**EXERCISE PROMPT**
Go line by line through the entries below and copy those containing the string "fexp".

**LISTED ENTRIES**
# cvg/LightGlue

Hardware: AMD Instinct MI355X
Metric: image-pairs/s at N=M=1024, 9 layers; match-index parity vs ref (higher is better)
Workload: dtype f16; 1 GPU; SuperPoint-dim 256-d descriptors, N=M=1024, 9 layers, pruning/early-stop OFF, batch=32 pairs per GPU, seeded random weights (recipe A), precision=f16x3 (split-f16 operands, 3 MFMAs per product, for every contraction incl. q k^T and P V; fp32 accumulate / residual / softmax); pairs_per_gpu=32, keypoints=1024, keypoints1=1024, descriptor_dim=256, parallelism=pair-sharded dp1, batches_in_flight=1

## Files before the change

lightglue_amd/csrc/lg_assign.hip:

```cpp
#include "lg_kernels.h"

namespace lg {

__device__ __forceinline__ float fexp(float x) { return __builtin_amdgcn_exp2f(x * 1.44269504088896340736f); }

__device__ __forceinline__ void lse_merge(float& m, float& s, float m2, float s2) {
    const float mn = fmaxf(m, m2);
    if (mn == -INFINITY) { m = mn; s = 0.f; return; }
    s = s * fexp(m - mn) + s2 * fexp(m2 - mn);
    m = mn;
}

constexpr int ART = 32;

__device__ __forceinline__ void lse_merge1(float& m, float& s, float m2, float s2) {
    const float e = (m == m2) ? 1.f : fexp(-fabsf(m - m2));
    const bool keep = m >= m2;
    s = keep ? __builtin_fmaf(s2, e, s) : __builtin_fmaf(s, e, s2);
    m = keep ? m : m2;
}

__global__ __launch_bounds__(256) void lse_sweep_kernel(AssignArgs a) {
    const int pair = blockIdx.y, tile = blockIdx.x, tid = threadIdx.x, lane = tid & 63, wave = tid >> 6;
    const int len0 = a.rs.len[2 * pair], len1 = a.rs.len[2 * pair + 1];
    const int r0 = tile * ART;
    if (r0 >= len0) return;
    const int rows = min(ART, len0 - r0);
    const int ntiles = a.rs.cap0 / ART;
    const float* simp = a.sim + ((long long)pair * a.rs.cap0 + r0) * a.rs.cap1;
    float* pm = a.cpm + ((long long)pair * ntiles + tile) * a.rs.cap1;
    float* ps = a.cps + ((long long)pair * ntiles + tile) * a.rs.cap1;
    __shared__ float shm[4][ART], shs[4][ART];
    for (int c0 = 0; c0 < len1; c0 += 1024) {
        const int c = c0 + tid * 4;
        const bool act = c < len1;
        const float* col = simp + (act ? c : 0);
        float cm[4] = {-INFINITY, -INFINITY, -INFINITY, -INFINITY}, cs[4] = {0.f, 0.f, 0.f, 0.f};
        f32x4 nxt = *reinterpret_cast<const f32x4*>(col);
#pragma unroll 1
        for (int r = 0; r < rows; ++r) {
            f32x4 v = nxt;
            nxt = *reinterpret_cast<const f32x4*>(col + (long long)min(r + 1, rows - 1) * a.rs.cap1);
#pragma unroll
            for (int i = 0; i < 4; ++i) if (!act || c + i >= len1) v[i] = -INFINITY;
            const float m = wave_allmax(fmaxf(fmaxf(v[0], v[1]), fmaxf(v[2], v[3])));
            float sum = 0.f;
            if (m != -INFINITY) sum = (fexp(v[0] - m) + fexp(v[1] - m)) + (fexp(v[2] - m) + fexp(v[3] - m));
            if (act) {
#pragma unroll
                for (int i = 0; i < 4; ++i) lse_merge1(cm[i], cs[i], v[i], v[i] == -INFINITY ? 0.f : 1.f);
            }
            sum = wave_allsum(sum);
            if (lane == 0) {
                if (c0 == 0) { shm[wave][r] = m; shs[wave][r] = sum; }
                else { float mo = shm[wave][r], so = shs[wave][r]; lse_merge1(mo, so, m, sum); shm[wave][r] = mo; shs[wave][r] = so; }
            }
        }
        if (act) {
            *reinterpret_cast<f32x4*>(pm + c) = f32x4{cm[0], cm[1], cm[2], cm[3]};
            *reinterpret_cast<f32x4*>(ps + c) = f32x4{cs[0], cs[1], cs[2], cs[3]};
        }
    }
    __syncthreads();
    if (tid < rows) {
        float m = shm[0][tid], s = shs[0][tid];
        for (int w = 1; w < 4; ++w) lse_merge1(m, s, shm[w][tid], shs[w][tid]);
        a.lse_r[(long long)pair * a.rs.cap0 + r0 + tid] = m + logf(s);
    }
}

__global__ __launch_bounds__(256) void col_lse_merge_kernel(AssignArgs a) {
    const int pair = blockIdx.y, lane = threadIdx.x & 63, wave = threadIdx.x >> 6, c = blockIdx.x * 64 + lane;
    const int len0 = a.rs.len[2 * pair], len1 = a.rs.len[2 * pair + 1];
    if (blockIdx.x * 64 >= len1) return;
    const int ntiles = a.rs.cap0 / ART, live = (len0 + ART - 1) / ART;
    const int cc = min(c, a.rs.cap1 - 1);
    const float* pm = a.cpm + (long long)pair * ntiles * a.rs.cap1 + cc;
    const float* ps = a.cps + (long long)pair * ntiles * a.rs.cap1 + cc;
    float m = -INFINITY, s = 0.f;
#pragma unroll 8
    for (int t = wave; t < live; t += 4) lse_merge1(m, s, pm[(long long)t * a.rs.cap1], ps[(long long)t * a.rs.cap1]);
    __shared__ float shm[4][64], shs[4][64];
    shm[wave][lane] = m; shs[wave][lane] = s;
    __syncthreads();
    if (wave == 0 && c < len1) {
#pragma unroll
        for (int w = 1; w < 4; ++w) lse_merge1(m, s, shm[w][lane], shs[w][lane]);
        a.lse_c[(long long)pair * a.rs.cap1 + c] = m + logf(s);
    }
}

__device__ __forceinline__ float score_of(float sim, float lr, float lc, float cert) {
    return ((sim - lr) + (sim - lc)) + cert;
}

__global__ __launch_bounds__(256) void argmax_sweep_kernel(AssignArgs a) {
    const int pair = blockIdx.y, tile = blockIdx.x, tid = threadIdx.x, lane = tid & 63, wave = tid >> 6;
    const int len0 = a.rs.len[2 * pair], len1 = a.rs.len[2 * pair + 1];
    const int r0 = tile * ART;
    if (r0 >= len0) return;
    const int rows = min(ART, len0 - r0);
    const int ntiles = a.rs.cap0 / ART;
    const float* simp = a.sim + ((long long)pair * a.rs.cap0 + r0) * a.rs.cap1;
    const float* lsec = a.lse_c + (long long)pair * a.rs.cap1;
    const float* ls1 = a.ls + seg_row_base(a.rs, 2 * pair + 1);
    const float* lser = a.lse_r + (long long)pair * a.rs.cap0 + r0;
    const float* ls0 = a.ls + seg_row_base(a.rs, 2 * pair) + r0;
    float* pv = a.cbv + ((long long)pair * ntiles + tile) * a.rs.cap1;
    int* pi = a.cbi + ((long long)pair * ntiles + tile) * a.rs.cap1;
    __shared__ float shb[4][ART]; __shared__ int shi[4][ART];
    for (int c0 = 0; c0 < len1; c0 += 1024) {
        const int c = c0 + tid * 4;
        const bool act = c < len1;
        const int cc = act ? c : 0;
        const float* col = simp + cc;
        const f32x4 lc = *reinterpret_cast<const f32x4*>(lsec + cc);
        const f32x4 l1 = *reinterpret_cast<const f32x4*>(ls1 + cc);
        float cb[4] = {-INFINITY, -INFINITY, -INFINITY, -INFINITY}; int ci[4] = {0, 0, 0, 0};
        f32x4 nxt = *reinterpret_cast<const f32x4*>(col);
#pragma unroll 1
        for (int r = 0; r < rows; ++r) {
            const f32x4 v = nxt;
            nxt = *reinterpret_cast<const f32x4*>(col + (long long)min(r + 1, rows - 1) * a.rs.cap1);
            const float lr = lser[r], l0 = ls0[r];
            float best = -INFINITY; int bi = 0x7fffffff;
#pragma unroll
            for (int i = 0; i < 4; ++i) {
                if (act && c + i < len1) {
                    const float sc = score_of(v[i], lr, lc[i], l0 + l1[i]);
                    if (sc > best) { best = sc; bi = c + i; }
                    if (sc > cb[i]) { cb[i] = sc; ci[i] = r0 + r; }
                }
            }
            const float wbest = wave_allmax(best);
            const unsigned long long owners = __ballot(best == wbest);
            const int wbi = __builtin_amdgcn_readlane(bi, (int)__builtin_ctzll(owners));
            if (lane == 0) {
                if (c0 == 0 || wbest > shb[wave][r]) { shb[wave][r] = wbest; shi[wave][r] = wbi; }
            }
        }
        if (act) {
            *reinterpret_cast<f32x4*>(pv + c) = f32x4{cb[0], cb[1], cb[2], cb[3]};
            *reinterpret_cast<int4*>(pi + c) = int4{ci[0], ci[1], ci[2], ci[3]};
        }
    }
    __syncthreads();
    if (tid < rows) {
        float best = shb[0][tid]; int bi = shi[0][tid];
        for (int w = 1; w < 4; ++w) {
            const float ob = shb[w][tid]; const int oi = shi[w][tid];
            if (ob > best || (ob == best && oi < bi)) { best = ob; bi = oi; }
        }
        a.max0[(long long)pair * a.rs.cap0 + r0 + tid] = best; a.arg0[(long long)pair * a.rs.cap0 + r0 + tid] = bi;
    }
}

__global__ __launch_bounds__(256) void col_argmax_merge_kernel(AssignArgs a) {
    const int pair = blockIdx.y, lane = threadIdx.x & 63, wave = threadIdx.x >> 6, c = blockIdx.x * 64 + lane;
    const int len0 = a.rs.len[2 * pair], len1 = a.rs.len[2 * pair + 1];
    if (blockIdx.x * 64 >= len1) return;
    const int ntiles = a.rs.cap0 / ART, live = (len0 + ART - 1) / ART;
    const int cc = min(c, a.rs.cap1 - 1);
    const float* pv = a.cbv + (long long)pair * ntiles * a.rs.cap1 + cc;
    const int* pi = a.cbi + (long long)pair * ntiles * a.rs.cap1 + cc;
    float best = -INFINITY; int bi = 0;
#pragma unroll 8
    for (int t = wave; t < live; t += 4) {
        const float v = pv[(long long)t * a.rs.cap1];
        const int vi = pi[(long long)t * a.rs.cap1];
        if (v > best) { best = v; bi = vi; }
    }
    __shared__ float shb[4][64]; __shared__ int shi[4][64];
    shb[wave][lane] = best; shi[wave][lane] = bi;
    __syncthreads();
    if (wave == 0 && c < len1) {
#pragma unroll
        for (int w = 1; w < 4; ++w) {
            const float v = shb[w][lane]; const int vi = shi[w][lane];
            if (v > best || (v == best && v != -INFINITY && vi < bi)) { best = v; bi = vi; }
        }
        a.max1[(long long)pair * a.rs.cap1 + c] = best; a.arg1[(long long)pair * a.rs.cap1 + c] = bi;
    }
}

struct Row0 { bool valid; int j; float e; };
__device__ __forceinline__ Row0 match_of_row0(const AssignArgs& a, const float* max0, const int* arg0, const int* arg1, int r, int len1) {
    const int jraw = arg0[r];
    const bool jok = (unsigned)jraw < (unsigned)len1;
    const int j = jok ? jraw : 0;
    const bool mutual0 = jok && arg1[j] == r;
    const float e = mutual0 ? expf(max0[r]) : 0.f;
    return {mutual0 && (e > a.filter_threshold), j, e};
}
__global__ __launch_bounds__(256) void finalize_kernel(AssignArgs a) {
    const int pair = blockIdx.y, blk = blockIdx.x, tid = threadIdx.x, lane = tid & 63, wave = tid >> 6;
    const int len0 = a.rs.len[2 * pair], len1 = a.rs.len[2 * pair + 1];
    const int base0 = seg_row_base(a.rs, 2 * pair), base1 = seg_row_base(a.rs, 2 * pair + 1);
    const float* max0 = a.max0 + (long long)pair * a.rs.cap0;
    const int* arg0 = a.arg0 + (long long)pair * a.rs.cap0;
    const int* arg1 = a.arg1 + (long long)pair * a.rs.cap1;
    int* m0 = a.m0 + (long long)pair * a.n0; float* s0 = a.s0 + (long long)pair * a.n0;
    int* m1 = a.m1 + (long long)pair * a.n1; float* s1 = a.s1 + (long long)pair * a.n1;
    __shared__ int sh_cnt[4], sh_below[4];
    if (len0 == 0 || len1 == 0) { if (blk == 0 && tid == 0) a.n_matches[pair] = 0; return; }
    {
        const int b = blk * 256 + tid;
        if (b < len1) {
            const int i = arg1[b];
            const bool mutual1 = arg0[i] == b;
            const float e = expf(max0[i]);
            const bool valid1 = mutual1 && (e > a.filter_threshold);
            const int ob = a.ind[base1 + b];
            m1[ob] = valid1 ? a.ind[base0 + i] : -1;
            s1[ob] = mutual1 ? e : 0.f;
        }
    }
    if (blk * 256 >= len0 && blk != (int)gridDim.x - 1) return;
    int below = 0;
    for (int q = 0; q < blk; ++q) {
        const int r = q * 256 + tid;
        below += __popcll(__ballot(r < len0 && match_of_row0(a, max0, arg0, arg1, min(r, len0 - 1), len1).valid));
    }
    const int r = blk * 256 + tid;
    bool valid0 = false; int oa = 0, ob = -1; float e = 0.f;
    if (r < len0) {
        const Row0 m = match_of_row0(a, max0, arg0, arg1, r, len1);
        valid0 = m.valid; e = m.e;
        oa = a.ind[base0 + r];
        ob = valid0 ? a.ind[base1 + m.j] : -1;
        m0[oa] = ob;
        s0[oa] = e;
    }
    const unsigned long long bal = __ballot(valid0);
    const int prefix = __popcll(bal & ((1ull << lane) - 1ull));
    if (lane == 0) { sh_cnt[wave] = __popcll(bal); sh_below[wave] = below; }
    __syncthreads();
    int woff = sh_below[0] + sh_below[1] + sh_below[2] + sh_below[3];
    for (int w = 0; w < wave; ++w) woff += sh_cnt[w];
    if (valid0) {
        int* ml = a.matches + (long long)pair * a.max_matches * 2;
        float* msl = a.mscores + (long long)pair * a.max_matches;
        const int k = woff + prefix;
        ml[2 * k] = oa; ml[2 * k + 1] = ob; msl[k] = e;
    }
    if (blk == (int)gridDim.x - 1 && tid == 0)
        a.n_matches[pair] = sh_below[0] + sh_below[1] + sh_below[2] + sh_below[3] + sh_cnt[0] + sh_cnt[1] + sh_cnt[2] + sh_cnt[3];
}

__global__ __launch_bounds__(256) void fill_neg_inf_kernel(float* p, long long n) {
    for (long long i = (long long)blockIdx.x * 256 + threadIdx.x; i < n; i += (long long)gridDim.x * 256) p[i] = -INFINITY;
}
__global__ __launch_bounds__(256) void log_assignment_kernel(AssignArgs a) {
    const int pair = blockIdx.y, r = blockIdx.x, tid = threadIdx.x;
    const int len0 = a.rs.len[2 * pair], len1 = a.rs.len[2 * pair + 1];
    const int base0 = seg_row_base(a.rs, 2 * pair), base1 = seg_row_base(a.rs, 2 * pair + 1);
    float* out = a.log_assignment + (long long)pair * (a.n0 + 1) * (a.n1 + 1);
    if (len0 == 0 || len1 == 0) {
        if (r == a.rs.cap0 && tid == 0) out[(long long)a.n0 * (a.n1 + 1) + a.n1] = 0.f;
        return;
    }
    if (r == a.rs.cap0) {
        for (int c = tid; c < len1; c += 256) out[(long long)a.n0 * (a.n1 + 1) + a.ind[base1 + c]] = a.lsneg[base1 + c];
        if (tid == 0) out[(long long)a.n0 * (a.n1 + 1) + a.n1] = 0.f;
        return;
    }
    if (r >= len0) return;
    float* orow = out + (long long)a.ind[base0 + r] * (a.n1 + 1);
    const float* simr = a.sim + ((long long)pair * a.rs.cap0 + r) * a.rs.cap1;
    const float lr = a.lse_r[(long long)pair * a.rs.cap0 + r], l0 = a.ls[base0 + r];
    const float* lsec = a.lse_c + (long long)pair * a.rs.cap1;
    for (int c = tid; c < len1; c += 256) orow[a.ind[base1 + c]] = score_of(simr[c], lr, lsec[c], l0 + a.ls[base1 + c]);
    if (tid == 0) orow[a.n1] = a.lsneg[base0 + r];
}

hipError_t launch_assign(const AssignArgs& a, hipStream_t s) {
    const int B = a.rs.B;
    hipError_t e;
    if (!a.all_rows_live) {
    if (a.n0 > 0) {
        if ((e = hipMemsetAsync(a.m0, 0xFF, sizeof(int) * (size_t)B * a.n0, s)) != hipSuccess) return e;
        if ((e = hipMemsetAsync(a.s0, 0, sizeof(float) * (size_t)B * a.n0, s)) != hipSuccess) return e;
    }
    if (a.n1 > 0) {
        if ((e = hipMemsetAsync(a.m1, 0xFF, sizeof(int) * (size_t)B * a.n1, s)) != hipSuccess) return e;
        if ((e = hipMemsetAsync(a.s1, 0, sizeof(float) * (size_t)B * a.n1, s)) != hipSuccess) return e;
    }
    }
    hipLaunchKernelGGL(lse_sweep_kernel, dim3(a.rs.cap0 / ART, B), dim3(256), 0, s, a);
    hipLaunchKernelGGL(col_lse_merge_kernel, dim3(a.rs.cap1 / 64, B), dim3(256), 0, s, a);
    hipLaunchKernelGGL(argmax_sweep_kernel, dim3(a.rs.cap0 / ART, B), dim3(256), 0, s, a);
    hipLaunchKernelGGL(col_argmax_merge_kernel, dim3(a.rs.cap1 / 64, B), dim3(256), 0, s, a);
    hipLaunchKernelGGL(finalize_kernel, dim3((max(a.rs.cap0, a.rs.cap1) + 255) / 256, B), dim3(256), 0, s, a);
    if (a.log_assignment) {
        const long long total = (long long)B * (a.n0 + 1) * (a.n1 + 1);
        hipLaunchKernelGGL(fill_neg_inf_kernel, dim3(2048), dim3(256), 0, s, a.log_assignment, total);
        hipLaunchKernelGGL(log_assignment_kernel, dim3(a.rs.cap0 + 1, B), dim3(256), 0, s, a);
    }
    return hipGetLastError();
}

}
```

lightglue_amd/csrc/lg_proj.hip:

```cpp
#include "lg_proj_body.h"
#include "lg_side.h"

namespace lg {

__device__ __forceinline__ bool proj_tile(const RowSpace& rs, TileLoc& t, int& len) {
    t = locate_tile(rs, blockIdx.x, PBM);
    len = rs.len[t.seg];
    if (t.r0 >= len) return false;
    if (rs.active && !rs.active[t.pair]) return false;
    return true;
}
__device__ __forceinline__ bool proj_tile(const RowSpace& rs, TileLoc& t) { int len; return proj_tile(rs, t, len); }
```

**EXERCISE SOLUTION**
__device__ __forceinline__ float fexp(float x) { return __builtin_amdgcn_exp2f(x * 1.44269504088896340736f); }
    s = s * fexp(m - mn) + s2 * fexp(m2 - mn);
    const float e = (m == m2) ? 1.f : fexp(-fabsf(m - m2));
            if (m != -INFINITY) sum = (fexp(v[0] - m) + fexp(v[1] - m)) + (fexp(v[2] - m) + fexp(v[3] - m));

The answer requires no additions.